9. Rosemary's Baby (Roman Polanski, 1968)
Although in the context of the entirety of Polanski's terrifying masterpiece Rosemary's Baby, this is probably one of Rosemary's more chilled moments (I mean, at least compared to the whole "what have you done to its eyes?" scene), but it doesn't stop her from feeling pretty edgy. I'm gonna have to question her choice of fake conversation topics though: "Oh really? Did he really say that? Oh, he didn't say that. What else was it that he said?" Do you think that was scripted or is this just the limit of Mia Farrow's improv skills?
10. Birdemic: Shock and Terror (James Nguyen, 2010)

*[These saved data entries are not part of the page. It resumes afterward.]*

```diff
@@ -3598,7 +3728,21 @@
   const SolveForm form = solve_form(P, E, msg != nullptr, pvo_knob(PVO_KNOB_BA_SOLVER));
   if (msg && form.kind == kSolveStatus) return PVO_OK;
   constexpr size_t kSolveLdsMax = 142000;
-  if (form.kind == kSolveDense) {
+  if (form.kind == kSolveSmall) {
+    const size_t sl = small_lds_bytes(n6);
+    const size_t lds = sl > rider_lds ? sl : rider_lds;
+    switch (P) {
+#define PVO_SMALL_CASE(N) case N: \
+      if (lds > 48 * 1024 && !pvo_allow_lds<ba_solve_small_kernel<N>>(kSolveLdsMax)) return PVO_ELAUNCH; \
+      hipLaunchKernelGGL(ba_solve_small_kernel<N>, dim3(1 + rider_blocks), dim3(256), lds, st, sys, msg, first_s, poses, w.dx, dx_out, \
+                         w.plan.meta, status_out, t0, lm, ep, rider); \
+      break;
+      PVO_SMALL_CASE(1) PVO_SMALL_CASE(2) PVO_SMALL_CASE(3) PVO_SMALL_CASE(4) PVO_SMALL_CASE(5) PVO_SMALL_CASE(6) PVO_SMALL_CASE(7)
+      PVO_SMALL_CASE(8) PVO_SMALL_CASE(9) PVO_SMALL_CASE(10)
+#undef PVO_SMALL_CASE
+      default: return PVO_EINVAL;
+    }
+  } else if (form.kind == kSolveDense) {
     const size_t dl = dense_lds_bytes(n6);
     const size_t lds = dl > rider_lds ? dl : rider_lds;
     const int Td = dense_N(n6) / 16;
@@ -3661,7 +3805,7 @@
   if (workspace_bytes < pvo_ba_workspace_bytes(E, P, nframes, HW)) return PVO_EWORKSPACE;
   out[0] = out[1] = 0;
   const SolveKind kind = solve_form(P, E, false, pvo_knob(PVO_KNOB_BA_SOLVER)).kind;
-  if (kind == kSolveStatus || kind == kSolveDense) return PVO_OK;
+  if (kind == kSolveStatus || kind == kSolveSmall || kind == kSolveDense) return PVO_OK;
   Ws w = carve(ws_base(workspace), E, P, nframes, HW);
   int host[4] = {0, 0, 0, 0};
   if (hipMemcpyAsync(host, w.xchg, sizeof(host), hipMemcpyDeviceToHost, pvo_stream(stream)) != hipSuccess) return PVO_ELAUNCH;
diff --git a/pvo_amd/droid_backends.py b/pvo_amd/droid_backends.py
--- a/pvo_amd/droid_backends.py
+++ b/pvo_amd/droid_backends.py
@@ -1439,7 +1439,7 @@
     knobs = {"ba_solver": _lib.PVO_KNOB_BA_SOLVER, "heads_gather_flat": _lib.PVO_KNOB_HEADS_GATHER_FLAT, "no_riders": _lib.PVO_KNOB_NO_RIDERS,
              "post_separate": _lib.PVO_KNOB_POST_SEPARATE}
     if knob == "ba_solver":
-        value = {None: 0, "": 0, "blocked": 1, "wave": 2, "pipe": 3, "twin": 4, "dense": 5, "blocks": 6}[value]
+        value = {None: 0, "": 0, "blocked": 1, "wave": 2, "pipe": 3, "twin": 4, "dense": 5, "blocks": 6, "small": 7}[value]
     check(_lib.load().pvo_debug_config(knobs[knob], int(value)), "pvo_debug_config")
 
 
```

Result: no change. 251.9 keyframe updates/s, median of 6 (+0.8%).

I don't even know where to begin with Birdemic. If you've never seen this trash-tastic movie, it's basically the second-in-line to the throne of terrible movies behind The Room. And I'm assuming it's not that difficult to figure out why just from watching this clip. This is possibly the worst conversation ever conducted on the phone. Without ruining the fun of discovering everything wrong with this brief scene for yourself, let me at least just point out how that guy totally mispronounces 'Vietnamese'.
BONUS: Ransom (1996)
'GIVE ME BACK MY SON' was just begging for a dance remix.